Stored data
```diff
@@ -905,8 +910,8 @@
 }
 
 void WindowEngine::sync() {
-  HIPCHECK(hipStreamSynchronize(copy_));
-  if (copy2_ != copy_) HIPCHECK(hipStreamSynchronize(copy2_));
+  HIPCHECK(hipStreamSynchronize(copy_[0]));
+  if (copy_[1] != copy_[0]) HIPCHECK(hipStreamSynchronize(copy_[1]));
   if (front_) HIPCHECK(hipStreamSynchronize(front_));
   HIPCHECK(hipStreamSynchronize(compute_));
   HIPCHECK(hipStreamSynchronize(comm_stream_));
```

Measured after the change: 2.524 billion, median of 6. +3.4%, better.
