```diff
@@ -373,16 +402,17 @@
                 tn2 = tile2 - fdiv(tile2, aux.tiles_n) * tilesN;
             }
             bias_prefetch(tn2 * TBN + wn * NJ * 32, bslot ^ 1);
-            const int lh_e = lane_now(lane) >> 5;
+            const int lane_e = lane_now(lane);
+            const int col_e = 8 * ((lane_e >> 4) & 1) + 4 * (lane_e >> 5);
 #pragma unroll
             for (int j = 0; j < NJ; ++j)
 #pragma unroll
-                for (int g = 0; g < 4; ++g) {
-                    const f32x4 b = *(const f32x4*)(scr + bslot * 256 + (32 * j + 8 * g + 4 * lh_e) * 4);
+                for (int v = 0; v < 2; ++v) {
+                    const f32x4 b = *(const f32x4*)(scr + bslot * 256 + (32 * j + 16 * v + col_e) * 4);
 #pragma unroll
                     for (int i = 0; i < MI; ++i)
 #pragma unroll
-                        for (int e = 0; e < 4; ++e) acc[i][j][4 * g + e] = b[e];
+                        for (int e = 0; e < 4; ++e) { acc[i][j][8 * v + e] = b[e]; acc[i][j][8 * v + 4 + e] = b[e]; }
                 }
         } else {
 #pragma unroll
@@ -400,10 +430,13 @@
             phase(IC<1>{}, bo, bn);
             phase(IC<2>{}, bo, bn);
 #pragma unroll
-            for (int kk = 0; kk < 4; ++kk) { xa[kk] ^= STB; wa[kk] ^= STB; }
+            for (int ks = 0; ks < 2; ++ks) { xa[ks] ^= STB; wa[ks] ^= STB; }
         }
         if (!(VAR & 1) && grp == 0) __builtin_amdgcn_s_barrier();
         stamp(6);
+        pin_tuples(acc);
+        to_layout32(acc);
+        pin_tuples(acc);
 
         const int mw = tm * TBM + wm * MI * 32;
         const int nw = tn * TBN + wn * NJ * 32;
```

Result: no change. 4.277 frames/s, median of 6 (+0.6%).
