template <int N>
OGG_DEV void bipolar_top_row_body(const QuadParams& p, long w) {
    constexpr int M = N - 1, CW = top_cells<N>();
    const int lane = threadIdx.x & 63;
    const long c0 = w * CW;
    if (c0 >= p.nx) return;
    long u = M * c0 + lane;
    if (u > M * p.nx) u = M * p.nx;
    const double iv = lattice_node(p.q, (int)(u % M), u / M);
    const double lon = p.lon_bp + (iv * 360.0) / (double)p.nx;
    const BpCol c = bp_col(lon, p.lon_bp);
    const double jv = lattice_node(p.q, 0, p.ny);
    const double latg = p.lat0_bp + (jv * (90 - p.lat0_bp)) / (double)p.ny;
    const BpRow r = bp_row(latg, p.rp);
    double phis, rden, h_i, h_j;
    bp_point(r, c, p.rp, phis, h_i, h_j, rden);
    const double dx = h_i * 2 * kPi / (double)p.nx;
    double y[N];
#pragma unroll
    for (int k = 0; k < N; ++k) y[k] = __shfl_down(dx, k);
    const int cell = lane / M;
    if (lane % M == 0 && cell < CW && c0 + cell < p.nx) p.dxq[p.top_out_row * p.nx + c0 + cell] = quad_average_1d<N>(y) * p.Re;
}

template <int N>
OGG_DEV void bipolar_tables_body(const QuadParams& p, long bx) {
    constexpr int M = N - 1;
    const long nb_tab = tables_only_blocks<N>(p);
    if (bx >= nb_tab) {
        bipolar_top_row_body<N>(p, (bx - nb_tab) * 4 + (threadIdx.x >> 6));
        return;
    }
    BpRow* row_tab = const_cast<BpRow*>(p.row_tab);
    BpCol* col_tab = const_cast<BpCol*>(p.col_tab);
    const long k = bx * blockDim.x + threadIdx.x;
    const long n_rows = M * p.ny + 2, n_cols = M * p.nx + 1;
    if (k == 0) *p.fix_count = 0u;
    for (long w = k; w < QUAD_LL_CLAIM_WORDS; w += nb_tab * blockDim.x) p.ll_claims[w] = 0u;
    if (k < n_rows) {
        double jv;
        if (k == M * p.ny)
            jv = (double)p.ny - 0.001;
        else if (k == M * p.ny + 1)
            jv = lattice_node(p.q, 0, p.ny);
        else
            jv = lattice_node(p.q, (int)(k % M), k / M);
        const double latg = p.lat0_bp + (jv * (90 - p.lat0_bp)) / (double)p.ny;
        row_tab[k] = bp_row(latg, p.rp);
    } else if (k < n_rows + n_cols) {
        const long u = k - n_rows;
        const double iv = lattice_node(p.q, (int)(u % M), u / M);
        const double lon = p.lon_bp + (iv * 360.0) / (double)p.nx;
        col_tab[u] = bp_col(lon, p.lon_bp);
    }
}

template <int N>
__global__ __launch_bounds__(256) void bipolar_tables_kernel(QuadParams p) {
    bipolar_tables_body<N>(p, blockIdx.x);
}

template <int N>
inline unsigned tables_blocks(const QuadParams& p) {
    return tables_only_blocks<N>(p) + top_row_blocks<N>(p);
}


OGG_DEV void wg_store_aligned(double* __restrict__ dst, int n, const double* buf, int j0, int sgn, int wave, int lane) {
    const int mis = (int)((reinterpret_cast<unsigned long>(dst) >> 3) & 15ul);
    const int j = 64 * wave + lane - mis;
    if (j >= 0 && j < n) dst[j] = buf[j0 + sgn * j];
    const int j2 = 64 * QS_WAVES + lane - mis;
    if (wave == 0 && j2 < n) dst[j2] = buf[j0 + sgn * j2];
}

struct QuadOutLds {
    double v[2][3][QS_WG_CELLS];
};

template <int N, int MODE>
struct RowEval {
    double dx[N];
    double dy0;
    double pr[N];
    int guarded;
};

constexpr int QM_FAST = 0, QM_GUARD = 1, QM_LITERAL = 2;

template <int N, int MODE>
OGG_DEV void eval_lattice_row(const QuadParams& p, const BpRow& r, const BpCol* col, double rp2p, bool want_dx, RowEval<N, MODE>& o) {
    constexpr int M = N - 1;
    constexpr bool FAITHFUL = (MODE == QM_LITERAL);
    if (FAITHFUL) {
#pragma unroll 1
        for (int ii = 0; ii < M; ++ii) {
            BpCol c = col[0];
#pragma unroll
            for (int k = 1; k < M; ++k) {
                c.sinla = (ii == k) ? col[k].sinla : c.sinla;
                c.alpha2 = (ii == k) ? col[k].alpha2 : c.alpha2;
            }
            double phis, rden, h_i, h_j;
            bp_point(r, c, p.rp, phis, h_i, h_j, rden);
            const double dx = h_i * 2 * kPi / (double)p.nx;
            const double dy = h_j * (90 - p.lat0_bp) * kPi180 / (double)p.ny;
#pragma unroll
            for (int k = 0; k < M; ++k) {
                o.dx[k] = (ii == k) ? dx : o.dx[k];
                o.pr[k] = (ii == k) ? dx * dy : o.pr[k];
            }
            if (ii == 0) o.dy0 = dy;
        }
    } else {
        const double b1 = 1 + r.beta2_inv, bb1 = r.beta2_inv * b1, nsy = r.N_inv * p.sy;
        const double cdx = p.cdx, cdy = (2 * p.rp) * nsy, cpr = p.rp2x4 * (p.sx * nsy);
        const double guard_kk = p.guard_kk, rp2m = p.rp2m;
        int g_first = 0, g_any = 0;
#pragma unroll
        for (int ii = 0; ii < M; ++ii) {
            double q, Xn, Yn;
            const double a1 = 1 - col[ii].alpha2;
            const bool g = bp_point_fast<MODE == QM_GUARD>(r, b1, bb1, col[ii], a1, col[ii].alpha2 * a1, rp2p, rp2m, guard_kk, q, Xn, Yn);
            if (ii == 0) g_first = g;
            g_any |= (int)g;
            const double q2 = q * q;
            constexpr double tiny = 1e-290;
            if (ii == 0 || want_dx) {
                const double dx = (Yn * rsqrt_c3(Yn * q2)) * cdx;
                const double dy = (Xn * rsqrt_c3(fmax(Xn * q2, tiny))) * cdy;
                o.dx[ii] = dx;
                o.pr[ii] = dx * dy;
                if (ii == 0) o.dy0 = dy;
            } else {
                const double xy = Xn * Yn;
                o.pr[ii] = (xy * rsqrt_c3(fmax(xy * (q2 * q2), tiny))) * cpr;
            }
        }
        o.guarded = 0;
        if (MODE == QM_GUARD) o.guarded = g_any | wave_next(g_first);
    }
    if (FAITHFUL) o.guarded = 0;
    if (FAITHFUL || want_dx) o.dx[M] = wave_next(o.dx[0]);
    o.pr[M] = wave_next(o.pr[0]);
}
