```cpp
template <class I>
void validate_suffix_order(pfp_ctx *c, const uint8_t *bytes, SuffixOrderT<I> &so, bool dict_mode, const char *what) {
  const uint64_t N = so.N;
  auto sa = fetch(c, so.sa.p, N);
  std::vector<I> rk(N);
  {
    std::vector<uint64_t> pos(N);
    for (uint64_t i = 0; i < N; i++) pos[i] = i;
    DBuf<uint64_t> dpos(c, N);
    DBuf<I> dr(c, N);
    h2d(c, dpos.p, pos.data(), N);
    gather_ranks<I>(c, so, dpos.p, N, dr.p);
    rk = fetch(c, dr.p, N);
  }
  auto gr = fetch(c, so.grp.p, N);
  std::vector<uint8_t> seen(N, 0);
  for (uint64_t t = 0; t < N; t++) {
    if (sa[t] >= N || seen[sa[t]]) VFAIL(std::string(what) + ": sa is not a permutation at slot " + std::to_string(t));
    seen[sa[t]] = 1;
    if (rk[sa[t]] > t) VFAIL(std::string(what) + ": rank above slot");
    if (rk[sa[t]] != gr[t]) VFAIL(std::string(what) + ": rank lookup differs from the slot's group head at slot " + std::to_string(t));
  }
  if (dict_mode && N < (64u << 20)) {
    auto b = fetch(c, bytes, N);
    for (uint64_t t = 1; t < N; t++) {
      int cmp = cmp_suffix(b, sa[t - 1], sa[t]);
      bool same = rk[sa[t - 1]] == rk[sa[t]];
      if (cmp > 0) VFAIL(std::string(what) + ": suffixes out of order at slot " + std::to_string(t));
      if ((cmp == 0) != same) VFAIL(std::string(what) + ": rank equality != string equality at slot " + std::to_string(t));
      if (cmp == 0 && sa[t - 1] > sa[t]) VFAIL(std::string(what) + ": equal suffixes not in position order");
    }
  }
}

template void validate_suffix_order<uint32_t>(pfp_ctx *, const uint8_t *, SuffixOrderT<uint32_t> &, bool, const char *);
template void validate_suffix_order<uint64_t>(pfp_ctx *, const uint8_t *, SuffixOrderT<uint64_t> &, bool, const char *);

void validate_int_sa(pfp_ctx *c, const uint32_t *sym, const SuffixOrder &so) {
  const uint64_t N = so.N;
  auto sa = fetch(c, so.sa.p, N);
  auto s = fetch(c, sym, N);
  std::vector<uint8_t> seen(N, 0);
  for (uint64_t t = 0; t < N; t++) {
    if (sa[t] >= N || seen[sa[t]]) VFAIL("parse SA is not a permutation");
    seen[sa[t]] = 1;
// ... 29 lines not shown
```

Before: 28090 MB/s.

## Skip sorting dictionary suffixes shorter than the window in dict SA

Dictionary suffixes of at most w bytes never contribute to the BWT, so the key-init kernel now compacts only the suffixes longer than w into the sort list and doubling runs in list mode over that smaller set. Word bases are computed from the 64-byte block word table plus a ballot popcount. If the short list still needs a doubling round, or the dictionary has a short word or stray low byte, it falls back to sorting every position. It also reuses the big-group sort buffers across iterations instead of reallocating them each time. This adds extra checks and a possible full re-sort as the cost.

```diff
diff --git a/big-bwt_amd/csrc/api_stages.hip b/big-bwt_amd/csrc/api_stages.hip
--- a/big-bwt_amd/csrc/api_stages.hip
+++ b/big-bwt_amd/csrc/api_stages.hip
@@ -346,13 +346,16 @@
   uint64_t expect = 0, tot_occ = 0;
   {
     uint64_t s = 0, j = 0;
-    for (uint64_t i = 0; i < dict_size; i++)
+    for (uint64_t i = 0; i < dict_size; i++) {
+      PFP_REQUIRE(dict[i] >= kDollar || dict[i] == kEndOfWord || i + 1 == dict_size, PFP_EFORMAT,
+                  "invalid dictionary file: byte 0x00 inside a word at offset " + std::to_string(i));
       if (dict[i] == kEndOfWord) {
         uint64_t len = i - s;
         if (len > (uint64_t)w) expect += (len - (uint64_t)w) * occ[j];
         tot_occ += occ[j];
         j++; s = i + 1;
       }
+    }
   }
   PFP_REQUIRE(tot_occ + 1 == n_plus_1, PFP_EFORMAT, "sum(occ)+1 != parse size (pfbwt.cpp:397)");
   D.wocc.alloc(c, D.d);
@@ -364,7 +367,7 @@
   with_width(ord.wide, [&](auto tag) {
     using I = decltype(tag);
     auto &so = ord.get<I>();
-    sort_dict_suffixes<I>(c, D.bytes.p, D.dsize, wv, so, (flags & PFP_FLAG_SA) ? nullptr : &pay);
+    sort_dict_suffixes<I>(c, D.bytes.p, D.dsize, wv, so, (flags & PFP_FLAG_SA) ? nullptr : &pay, w);
     if (c->debug) validate_suffix_order<I>(c, D.bytes.p, so, true, "dict SA");
     compute_lexrank<I>(c, D, so, ix);
   });
diff --git a/big-bwt_amd/csrc/chain.hip b/big-bwt_amd/csrc/chain.hip
--- a/big-bwt_amd/csrc/chain.hip
+++ b/big-bwt_amd/csrc/chain.hip
@@ -72,7 +72,7 @@
       using I = decltype(tag);
       auto &so = ch.ord.get<I>();
       so.rep_hint = (double)ch.n_used / (double)std::max<uint64_t>(ch.D.dsize, 1);
-      sort_dict_suffixes<I>(c, ch.D.bytes.p, ch.D.dsize, wv, so, dense_sa ? nullptr : &pay);
+      sort_dict_suffixes<I>(c, ch.D.bytes.p, ch.D.dsize, wv, so, dense_sa ? nullptr : &pay, w);
       if (c->debug) validate_suffix_order<I>(c, ch.D.bytes.p, so, true, "dict SA");
       compute_lexrank<I>(c, ch.D, so, ch.ix);
       if (!c->debug) { so.rank.release(); so.tab.release(); }
diff --git a/big-bwt_amd/csrc/common.hpp b/big-bwt_amd/csrc/common.hpp
--- a/big-bwt_amd/csrc/common.hpp
+++ b/big-bwt_amd/csrc/common.hpp
@@ -115,6 +115,7 @@
       e = hipMalloc(&p, bytes);
     }
     if (e != hipSuccess) { *err = e; (void)hipGetLastError(); return nullptr; }
+    if (trace) fprintf(stderr, "[pfp] pool: driver allocation %llu of %zu bytes for %s:%d\n", (unsigned long long)driver_allocs, bytes, file, line);
     all.push_back({p, bytes, p, file, line, bytes}); total_bytes += bytes;
     live_bytes += bytes; note_peak();
     return p;
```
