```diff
@@ -1690,14 +1725,14 @@
   }
   const bool overflow = n_cand > m.max_broad_pairs;
   n_cand = imn(n_cand, MAXB);
-  team_sync();
+  team_sync_lds();
   for (int c = tl; c < n_cand; c += T) {
     const int ck = s->cand_key[c]; int cr = 0;
     for (int j = 0; j < n_cand; ++j) cr += s->cand_key[j] < ck;
     s->pair_sorted[cr] = (unsigned)s->cand_pair[c];
   }
   const int n_broad = imn(n_cand, m.max_broad_pairs);
-  team_sync();
+  team_sync_lds();
   for (int c = tl; c < n_broad; c += T) e.broad()[c] = (int)s->pair_sorted[c];
 #pragma unroll
   for (int q = 0; q < NK; ++q) if (tl + q * T < n2) { e.sort_value()[r[q]] = sorted_v[q]; e.sort_ig()[r[q]] = sorted_sg[q]; }
@@ -1752,7 +1787,7 @@
   team_sync();
   PH(20)
   tk_dynamics<T>(m, e, s, tl, env_valid);
-  if (env_valid) tk_broadphase<T>(*gm, e, lds_b.at(slot, s), tl);
+  if (env_valid) tk_broadphase<T>(*gm, e, lds_b.at(slot, s), tl, nullptr, [&]() { tk_dynamics_out<T>(m, e, s, tl); });
 }
 
 
@@ -1763,7 +1798,9 @@
 DEV void integrate_fk_dynamics_body(const Pool& P, const ModelS* __restrict__ mp, const Model* __restrict__ gm, int b, DynData* lds_d, char* ms_raw,
                                     KinSeparate<KIN_OVERLAY, 64 / T>& lds_k, BroadSeparate<BROAD_OVERLAY<T>, T>& lds_b, bool pre, float pre_vel, float pre_acc) {
   const ModelS& ms = *(const ModelS*)ms_raw;
-  wg_dma_to_lds<(int)sizeof(ModelS)>(ms_raw, mp);
+  int lane = (int)threadIdx.x;
+  asm volatile("" : "+v"(lane));
+  wg_dma_to_lds<(int)sizeof(ModelS)>(ms_raw, mp, lane);
   const int tl = threadIdx.x % T, slot = threadIdx.x / T;
   const ModelView m(&ms, mp);
   asm volatile("" : "+v"(b));
@@ -1787,16 +1824,18 @@
   team_for<ND, T>(tl, [&](int i) { s->vel_next[i] = s->vel[i] + s->vel_next[i] * m.substep_dt; });
   if (tl == 0) s->valid = 1;
   tk_stage_links<T>(e, s, tl);
+  const LinkShift ls = tk_load_shift<T>(e, tl);
   team_sync();
   if (b >= P.B) return;
   tk_integrate<T>(m, e, s, tl);
   PH(40)
-  tk_kinematics<T>(m, e, s, tl, false, d);
+  GeomPose<T> gp;
+  tk_kinematics<T>(m, e, s, tl, false, d, &ls, &gp);
   team_for<ND, T>(tl, [&](int i) { d->vel[i] = s->vel[i]; });
-  team_sync();
+  team_sync_lds();
   PH(41)
   tk_dynamics<T>(m, e, d, tl, true);
-  tk_broadphase<T>(*gm, e, lds_b.at(slot, d), tl);
+  tk_broadphase<T>(*gm, e, lds_b.at(slot, d), tl, &gp, [&]() { tk_dynamics_out<T>(m, e, d, tl); });
 }
 template <int T>
 __global__ __launch_bounds__(64) void k_integrate_fk_dynamics_team(Pool P, const ModelS* __restrict__ mp, const Model* __restrict__ gm) {
@@ -4418,14 +4457,15 @@
   __shared__ BroadSeparate<BROAD_OVERLAY<T>, T> lds_b;
   const ModelS& ms = *(const ModelS*)ms_raw;
   wg_dma_to_lds<(int)sizeof(ModelS)>(ms_raw, mp);
+  const int blk = xcd_block();
   {
-    const int b0 = xcd_block() * EPW;
+    const int b0 = blk * EPW;
     wg_load<EPW, NL * 3>(P, b0, FO(cd_vel), [&](int ev, int k, float v) { lds[ev].cd_vel[k] = v; });
     wg_load<EPW, NL * 3>(P, b0, FO(cd_ang), [&](int ev, int k, float v) { lds[ev].cd_ang[k] = v; });
     wg_load<EPW, ND>(P, b0, FO(vel), [&](int ev, int k, float v) { lds[ev].vel[k] = v; });
   }
   const int tl = threadIdx.x % T, slot = threadIdx.x / T;
-  const int b = xcd_block() * EPW + slot;
+  const int b = blk * EPW + slot;
   const bool env_valid = b < P.B;
   const ModelView m(&ms, mp);
   E e(P, env_valid ? b : P.B - 1);
@@ -4437,16 +4477,20 @@
   const int eb = env_valid ? b : P.B - 1;
   auto hist = e.action_history();
   const int delay = e.delay_steps()[0];
-  const float a_in = (ia < na) ? actions_in[(size_t)eb * na + ia] : 0.0f;
+  const float a_ld = actions_in[(size_t)eb * na + (ia < na ? ia : 0)];
+  const float a_in = (ia < na) ? a_ld : 0.0f;
   const bool base_env = c.i[GO2SIM_IC_ENV_KIND] == 1;
   const int depth = c.i[GO2SIM_IC_MAX_DELAY] + 1;
-  const int read_idx = (((write_idx - delay) % depth) + depth) % depth;
-  const float h_ = base_env ? e.last_actions()[ia] : hist[read_idx][ia];
+  const float la_ = e.last_actions()[ia];
+  float ring_[GO2SIM_ACTION_RING_MAX];
+#pragma unroll
+  for (int k = 0; k < GO2SIM_ACTION_RING_MAX; ++k) ring_[k] = hist[k][ia];
   const float kpf = e.kp_factors()[im], kdf = e.kd_factors()[im], mst = e.motor_strength()[im], dp = e.e_dof_pos()[im], dv = e.e_dof_vel()[im];
   const bool manual_pd = c.i[GO2SIM_IC_MANUAL_PD] != 0, pls = c.i[GO2SIM_IC_PLS_ENABLE] != 0;
   const bool base_gains = manual_pd && !pls && c.i[GO2SIM_IC_HAS_KP_RANGE];
-  const float bkp = base_gains ? e.base_kp()[0] : c.f[GO2SIM_FC_KP], bkd = base_gains ? e.base_kd()[0] : c.f[GO2SIM_FC_KD];
-  const bool push_on = c.i[GO2SIM_IC_HAS_PUSH] && g.push_enable;
+  const float bkp_ = e.base_kp()[0], bkd_ = e.base_kd()[0];
+  const float bkp = base_gains ? bkp_ : c.f[GO2SIM_FC_KP], bkd = base_gains ? bkd_ : c.f[GO2SIM_FC_KD];
+  const bool push_on = (c.i[GO2SIM_IC_HAS_PUSH] != 0) & (g.push_enable != 0);
   const int pl = c.i[GO2SIM_IC_PUSH_LINK];
   auto psf = e.push_stored_force(); auto prem = e.push_remaining(); auto cpf = e.current_push_force(); auto ext = e.ext();
   float psf_[3] = {psf[0], psf[1], psf[2]}; int rem0 = prem[0];
@@ -4468,6 +4512,15 @@
   team_stage<ND, T>(tl, [&](int d) { return gload(e, FO(dof_pos), d); }, [&](int d, float v) { s->out[d] = v; });
   team_stage<NL * 6, T>(tl, [&](int k) { return gload(e, FO(ext), k); },
                         [&](int k, float v) { int i_l = k / 6, cc = k % 6; if (cc < 3) s->cfrc_ang[3 * i_l + cc] = v; else s->cfrc_vel[3 * i_l + cc - 3] = v; });
+  const int read_idx = (((write_idx - delay) % depth) + depth) % depth;
+  float h_ = base_env ? la_ : ring_[0];
+#pragma unroll
+  for (int k = 1; k < GO2SIM_ACTION_RING_MAX; ++k) h_ = (!base_env && read_idx == k) ? ring_[k] : h_;
+  issued(h_); issued(a_in); issued(kpf); issued(kdf); issued(mst); issued(dp); issued(dv); issued(bkp); issued(bkd);
+  issued(psf_[0]); issued(psf_[1]); issued(psf_[2]); issued(__int_as_float(rem0)); issued(pl_pos.x); issued(pl_pos.y); issued(pl_pos.z);
+  issued(pl_com.x); issued(pl_com.y); issued(pl_com.z);
+#pragma unroll
+  for (int k = 0; k < 6; ++k) issued(ext_[k]);
   team_sync();
   if (env_valid) {
     const float clip = c.f[GO2SIM_FC_CLIP_ACTIONS];
@@ -4538,10 +4591,10 @@
       }
     }
   }
-  team_sync();
+  team_sync_lds();
   PH(20)
   tk_dynamics<T>(m, e, s, tl, env_valid);
-  if (env_valid) tk_broadphase<T>(*gm, e, lds_b.at(slot, s), tl);
+  if (env_valid) tk_broadphase<T>(*gm, e, lds_b.at(slot, s), tl, nullptr, [&]() { tk_dynamics_out<T>(m, e, s, tl); });
 }
 
 struct RewCtx { float link_vel_xy[8], foot_z[4], foot_xy[8]; float vel_world[3]; int was_reset; };
```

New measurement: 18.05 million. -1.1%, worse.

* [PROBLEM REQUIREMENTS] Only the lines above from the one with "const double b1" through the one with "if (FAITHFUL ||" should be duplicated, character for character.

* [EXERCISE ANSWER]
        const double b1 = 1 + r.beta2_inv, bb1 = r.beta2_inv * b1, nsy = r.N_inv * p.sy;
        const double cdx = p.cdx, cdy = (2 * p.rp) * nsy, cpr = p.rp2x4 * (p.sx * nsy);
        const double guard_kk = p.guard_kk, rp2m = p.rp2m;
        int g_first = 0, g_any = 0;
#pragma unroll
        for (int ii = 0; ii < M; ++ii) {
            double q, Xn, Yn;
            const double a1 = 1 - col[ii].alpha2;
            const bool g = bp_point_fast<MODE == QM_GUARD>(r, b1, bb1, col[ii], a1, col[ii].alpha2 * a1, rp2p, rp2m, guard_kk, q, Xn, Yn);
            if (ii == 0) g_first = g;
            g_any |= (int)g;
            const double q2 = q * q;
            constexpr double tiny = 1e-290;
            if (ii == 0 || want_dx) {
                const double dx = (Yn * rsqrt_c3(Yn * q2)) * cdx;
                const double dy = (Xn * rsqrt_c3(fmax(Xn * q2, tiny))) * cdy;
                o.dx[ii] = dx;
                o.pr[ii] = dx * dy;
                if (ii == 0) o.dy0 = dy;
            } else {
                const double xy = Xn * Yn;
                o.pr[ii] = (xy * rsqrt_c3(fmax(xy * (q2 * q2), tiny))) * cpr;
            }
        }
        o.guarded = 0;
        if (MODE == QM_GUARD) o.guarded = g_any | wave_next(g_first);
    }
    if (FAITHFUL) o.guarded = 0;
    if (FAITHFUL || want_dx) o.dx[M] = wave_next(o.dx[0]);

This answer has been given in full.